ABOUT THIS EXERCISE -
Copy out each line of the data holding "SWAP".

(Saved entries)

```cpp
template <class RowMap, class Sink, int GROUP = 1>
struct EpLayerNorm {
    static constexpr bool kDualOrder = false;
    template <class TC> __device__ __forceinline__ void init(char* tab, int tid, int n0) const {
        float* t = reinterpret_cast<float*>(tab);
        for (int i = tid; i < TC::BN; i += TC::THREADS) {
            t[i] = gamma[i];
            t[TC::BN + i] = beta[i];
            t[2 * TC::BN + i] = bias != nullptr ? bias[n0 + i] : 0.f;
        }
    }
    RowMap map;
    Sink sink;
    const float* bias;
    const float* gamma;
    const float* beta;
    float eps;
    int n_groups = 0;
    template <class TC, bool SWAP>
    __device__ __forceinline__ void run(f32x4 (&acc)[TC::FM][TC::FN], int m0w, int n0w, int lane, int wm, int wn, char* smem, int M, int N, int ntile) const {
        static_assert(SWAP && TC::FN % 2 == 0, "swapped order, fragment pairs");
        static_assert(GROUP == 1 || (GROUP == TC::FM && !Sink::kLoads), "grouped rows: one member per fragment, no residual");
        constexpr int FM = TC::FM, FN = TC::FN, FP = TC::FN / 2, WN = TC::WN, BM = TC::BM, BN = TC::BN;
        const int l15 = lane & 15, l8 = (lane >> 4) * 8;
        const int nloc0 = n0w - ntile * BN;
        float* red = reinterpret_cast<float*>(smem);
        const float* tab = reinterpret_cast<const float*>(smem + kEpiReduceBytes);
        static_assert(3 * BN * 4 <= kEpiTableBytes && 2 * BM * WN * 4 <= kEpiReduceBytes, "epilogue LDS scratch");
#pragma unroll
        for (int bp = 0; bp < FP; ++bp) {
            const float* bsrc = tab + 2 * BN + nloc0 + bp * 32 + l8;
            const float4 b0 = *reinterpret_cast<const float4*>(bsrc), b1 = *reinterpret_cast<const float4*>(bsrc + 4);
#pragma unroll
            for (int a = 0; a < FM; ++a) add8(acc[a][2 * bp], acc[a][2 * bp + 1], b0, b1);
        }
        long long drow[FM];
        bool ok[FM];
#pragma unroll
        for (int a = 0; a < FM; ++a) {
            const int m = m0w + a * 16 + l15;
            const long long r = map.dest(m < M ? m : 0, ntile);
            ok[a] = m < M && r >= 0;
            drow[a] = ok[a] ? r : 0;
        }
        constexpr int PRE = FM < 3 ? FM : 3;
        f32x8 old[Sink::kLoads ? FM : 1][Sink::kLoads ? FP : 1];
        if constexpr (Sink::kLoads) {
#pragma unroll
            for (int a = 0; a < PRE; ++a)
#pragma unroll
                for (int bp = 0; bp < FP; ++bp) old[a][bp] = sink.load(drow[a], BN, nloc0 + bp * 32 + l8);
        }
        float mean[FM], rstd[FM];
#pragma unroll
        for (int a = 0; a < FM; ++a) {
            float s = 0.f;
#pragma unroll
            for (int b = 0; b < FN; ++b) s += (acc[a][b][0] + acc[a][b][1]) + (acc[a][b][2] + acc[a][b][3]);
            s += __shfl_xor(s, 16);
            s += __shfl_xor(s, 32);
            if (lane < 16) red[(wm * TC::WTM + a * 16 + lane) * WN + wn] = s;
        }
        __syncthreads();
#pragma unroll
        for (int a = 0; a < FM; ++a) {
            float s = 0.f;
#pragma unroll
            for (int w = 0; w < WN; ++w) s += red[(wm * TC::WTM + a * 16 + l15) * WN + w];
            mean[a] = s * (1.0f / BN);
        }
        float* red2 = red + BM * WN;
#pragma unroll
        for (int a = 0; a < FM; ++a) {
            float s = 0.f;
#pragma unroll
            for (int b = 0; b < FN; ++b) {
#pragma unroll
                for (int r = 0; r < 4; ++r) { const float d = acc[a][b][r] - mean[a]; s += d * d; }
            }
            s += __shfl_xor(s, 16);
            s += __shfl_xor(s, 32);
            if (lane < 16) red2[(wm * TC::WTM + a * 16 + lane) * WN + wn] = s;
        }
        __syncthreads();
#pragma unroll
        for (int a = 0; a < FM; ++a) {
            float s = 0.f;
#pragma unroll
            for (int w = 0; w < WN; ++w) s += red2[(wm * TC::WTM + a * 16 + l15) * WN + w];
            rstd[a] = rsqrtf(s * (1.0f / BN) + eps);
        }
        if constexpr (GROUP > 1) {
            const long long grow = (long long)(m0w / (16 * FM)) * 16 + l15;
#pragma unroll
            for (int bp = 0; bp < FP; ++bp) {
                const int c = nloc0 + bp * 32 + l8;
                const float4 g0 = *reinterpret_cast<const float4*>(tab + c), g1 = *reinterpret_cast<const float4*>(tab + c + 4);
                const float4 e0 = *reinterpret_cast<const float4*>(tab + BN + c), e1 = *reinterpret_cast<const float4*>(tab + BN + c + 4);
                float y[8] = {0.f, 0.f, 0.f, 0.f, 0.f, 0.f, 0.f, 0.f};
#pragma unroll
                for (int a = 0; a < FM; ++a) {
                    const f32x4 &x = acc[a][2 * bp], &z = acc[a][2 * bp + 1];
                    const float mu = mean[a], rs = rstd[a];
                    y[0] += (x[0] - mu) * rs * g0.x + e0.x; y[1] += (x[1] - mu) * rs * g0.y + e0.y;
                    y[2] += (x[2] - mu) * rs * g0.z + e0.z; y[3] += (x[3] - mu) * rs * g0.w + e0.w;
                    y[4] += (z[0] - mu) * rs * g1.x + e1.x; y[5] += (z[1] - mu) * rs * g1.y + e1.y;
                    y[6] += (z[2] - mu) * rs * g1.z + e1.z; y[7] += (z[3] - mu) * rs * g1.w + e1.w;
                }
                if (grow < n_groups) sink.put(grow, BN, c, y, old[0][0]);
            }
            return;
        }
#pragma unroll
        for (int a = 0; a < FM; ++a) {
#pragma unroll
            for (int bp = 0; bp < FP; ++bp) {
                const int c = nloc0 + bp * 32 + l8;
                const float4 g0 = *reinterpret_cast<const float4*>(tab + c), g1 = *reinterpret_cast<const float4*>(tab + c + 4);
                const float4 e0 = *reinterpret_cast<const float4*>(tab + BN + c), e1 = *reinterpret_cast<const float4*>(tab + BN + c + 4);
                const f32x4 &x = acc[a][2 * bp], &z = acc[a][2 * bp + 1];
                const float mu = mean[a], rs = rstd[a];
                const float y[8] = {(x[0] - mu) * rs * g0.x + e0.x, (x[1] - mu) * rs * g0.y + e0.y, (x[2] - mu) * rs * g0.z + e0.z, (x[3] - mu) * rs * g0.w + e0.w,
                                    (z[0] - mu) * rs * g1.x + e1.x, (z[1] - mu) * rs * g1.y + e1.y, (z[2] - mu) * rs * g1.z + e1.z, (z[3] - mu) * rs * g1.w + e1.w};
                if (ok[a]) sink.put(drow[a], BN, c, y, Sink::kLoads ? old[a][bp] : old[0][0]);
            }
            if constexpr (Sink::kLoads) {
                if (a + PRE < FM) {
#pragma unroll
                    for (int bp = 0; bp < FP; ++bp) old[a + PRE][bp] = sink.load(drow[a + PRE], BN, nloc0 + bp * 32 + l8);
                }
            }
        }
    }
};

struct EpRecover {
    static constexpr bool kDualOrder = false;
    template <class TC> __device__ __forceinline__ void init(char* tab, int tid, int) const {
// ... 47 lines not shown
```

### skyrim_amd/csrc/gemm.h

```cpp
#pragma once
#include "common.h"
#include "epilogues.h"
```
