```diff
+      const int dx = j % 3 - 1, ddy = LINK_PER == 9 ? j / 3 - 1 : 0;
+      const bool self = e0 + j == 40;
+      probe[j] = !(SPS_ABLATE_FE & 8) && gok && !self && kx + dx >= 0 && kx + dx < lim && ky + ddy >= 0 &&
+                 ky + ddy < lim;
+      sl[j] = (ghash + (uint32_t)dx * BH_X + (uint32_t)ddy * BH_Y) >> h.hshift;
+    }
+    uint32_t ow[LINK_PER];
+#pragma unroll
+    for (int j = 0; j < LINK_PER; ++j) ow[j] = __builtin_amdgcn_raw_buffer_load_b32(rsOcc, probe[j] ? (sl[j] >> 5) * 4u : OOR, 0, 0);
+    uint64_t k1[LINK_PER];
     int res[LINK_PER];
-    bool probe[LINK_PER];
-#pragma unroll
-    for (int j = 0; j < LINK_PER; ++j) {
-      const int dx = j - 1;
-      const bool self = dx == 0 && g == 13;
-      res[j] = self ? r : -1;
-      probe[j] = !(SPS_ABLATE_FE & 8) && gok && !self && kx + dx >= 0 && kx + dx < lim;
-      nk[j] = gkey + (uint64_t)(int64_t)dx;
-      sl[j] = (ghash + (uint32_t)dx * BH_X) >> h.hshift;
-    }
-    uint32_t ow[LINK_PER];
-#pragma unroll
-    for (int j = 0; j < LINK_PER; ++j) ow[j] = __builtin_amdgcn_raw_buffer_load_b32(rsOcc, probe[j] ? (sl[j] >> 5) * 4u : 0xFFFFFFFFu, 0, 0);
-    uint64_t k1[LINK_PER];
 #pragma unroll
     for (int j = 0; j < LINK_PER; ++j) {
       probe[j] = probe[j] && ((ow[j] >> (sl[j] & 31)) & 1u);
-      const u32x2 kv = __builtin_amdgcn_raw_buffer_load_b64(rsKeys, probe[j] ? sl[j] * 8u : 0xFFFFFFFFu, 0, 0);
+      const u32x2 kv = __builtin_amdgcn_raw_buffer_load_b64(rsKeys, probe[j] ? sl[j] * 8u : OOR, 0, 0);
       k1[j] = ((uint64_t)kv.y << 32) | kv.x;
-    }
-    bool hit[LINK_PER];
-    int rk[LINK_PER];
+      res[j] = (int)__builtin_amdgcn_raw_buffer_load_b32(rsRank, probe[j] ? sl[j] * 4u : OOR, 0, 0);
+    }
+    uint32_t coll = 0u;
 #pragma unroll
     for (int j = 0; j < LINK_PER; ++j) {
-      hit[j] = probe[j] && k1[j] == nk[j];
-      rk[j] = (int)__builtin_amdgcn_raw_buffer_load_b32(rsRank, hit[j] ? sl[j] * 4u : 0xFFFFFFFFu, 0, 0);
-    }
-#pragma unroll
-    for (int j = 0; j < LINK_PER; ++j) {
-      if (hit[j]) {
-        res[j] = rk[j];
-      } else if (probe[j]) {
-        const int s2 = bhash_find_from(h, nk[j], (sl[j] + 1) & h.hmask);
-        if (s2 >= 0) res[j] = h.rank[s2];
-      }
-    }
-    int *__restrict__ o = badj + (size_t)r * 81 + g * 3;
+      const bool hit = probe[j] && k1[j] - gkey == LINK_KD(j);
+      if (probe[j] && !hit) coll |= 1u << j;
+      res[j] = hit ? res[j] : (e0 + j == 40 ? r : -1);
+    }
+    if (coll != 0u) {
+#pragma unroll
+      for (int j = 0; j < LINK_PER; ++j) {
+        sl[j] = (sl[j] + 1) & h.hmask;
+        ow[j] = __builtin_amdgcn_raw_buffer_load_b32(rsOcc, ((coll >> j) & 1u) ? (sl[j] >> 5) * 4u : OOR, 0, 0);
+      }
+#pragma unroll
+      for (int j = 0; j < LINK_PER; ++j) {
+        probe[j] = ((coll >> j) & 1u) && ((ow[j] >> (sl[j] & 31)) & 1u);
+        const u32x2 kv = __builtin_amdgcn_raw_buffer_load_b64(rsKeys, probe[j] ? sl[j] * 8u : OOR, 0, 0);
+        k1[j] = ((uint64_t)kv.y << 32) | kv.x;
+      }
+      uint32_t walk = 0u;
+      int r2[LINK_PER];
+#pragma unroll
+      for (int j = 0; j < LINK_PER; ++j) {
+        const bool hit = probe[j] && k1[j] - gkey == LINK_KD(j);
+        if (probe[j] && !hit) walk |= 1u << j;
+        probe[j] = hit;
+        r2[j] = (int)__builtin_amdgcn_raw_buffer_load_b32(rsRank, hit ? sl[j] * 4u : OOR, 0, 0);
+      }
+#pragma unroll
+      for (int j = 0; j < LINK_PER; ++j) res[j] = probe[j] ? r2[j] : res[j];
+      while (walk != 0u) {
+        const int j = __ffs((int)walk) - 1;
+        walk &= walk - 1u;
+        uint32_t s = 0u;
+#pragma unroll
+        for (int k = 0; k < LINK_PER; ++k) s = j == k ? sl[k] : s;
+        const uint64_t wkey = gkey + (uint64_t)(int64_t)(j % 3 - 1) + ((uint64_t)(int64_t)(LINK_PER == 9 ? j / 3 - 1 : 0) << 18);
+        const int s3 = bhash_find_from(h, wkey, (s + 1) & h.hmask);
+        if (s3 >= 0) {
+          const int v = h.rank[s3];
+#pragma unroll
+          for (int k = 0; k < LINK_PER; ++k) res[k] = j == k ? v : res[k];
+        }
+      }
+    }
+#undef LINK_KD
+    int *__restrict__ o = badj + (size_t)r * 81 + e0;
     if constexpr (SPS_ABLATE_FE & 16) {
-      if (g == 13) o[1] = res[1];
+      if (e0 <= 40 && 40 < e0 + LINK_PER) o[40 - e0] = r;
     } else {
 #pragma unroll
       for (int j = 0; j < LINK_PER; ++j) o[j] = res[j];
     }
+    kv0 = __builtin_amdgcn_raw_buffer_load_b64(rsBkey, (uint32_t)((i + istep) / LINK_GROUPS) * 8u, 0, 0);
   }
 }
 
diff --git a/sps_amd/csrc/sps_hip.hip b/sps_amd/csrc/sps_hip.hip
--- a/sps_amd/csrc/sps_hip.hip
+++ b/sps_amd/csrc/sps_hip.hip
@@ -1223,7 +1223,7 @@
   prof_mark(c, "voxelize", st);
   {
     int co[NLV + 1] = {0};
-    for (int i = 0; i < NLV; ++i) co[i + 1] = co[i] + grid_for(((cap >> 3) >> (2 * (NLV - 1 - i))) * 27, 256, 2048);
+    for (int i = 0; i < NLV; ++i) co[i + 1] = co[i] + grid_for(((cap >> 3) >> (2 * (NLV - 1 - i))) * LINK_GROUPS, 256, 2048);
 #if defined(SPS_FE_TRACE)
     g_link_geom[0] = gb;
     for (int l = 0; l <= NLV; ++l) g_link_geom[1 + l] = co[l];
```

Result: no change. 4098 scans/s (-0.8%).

THE COMPLETED TASK -
    template <class TC, bool SWAP>
        static_assert(SWAP && TC::FN % 2 == 0, "swapped order, fragment pairs");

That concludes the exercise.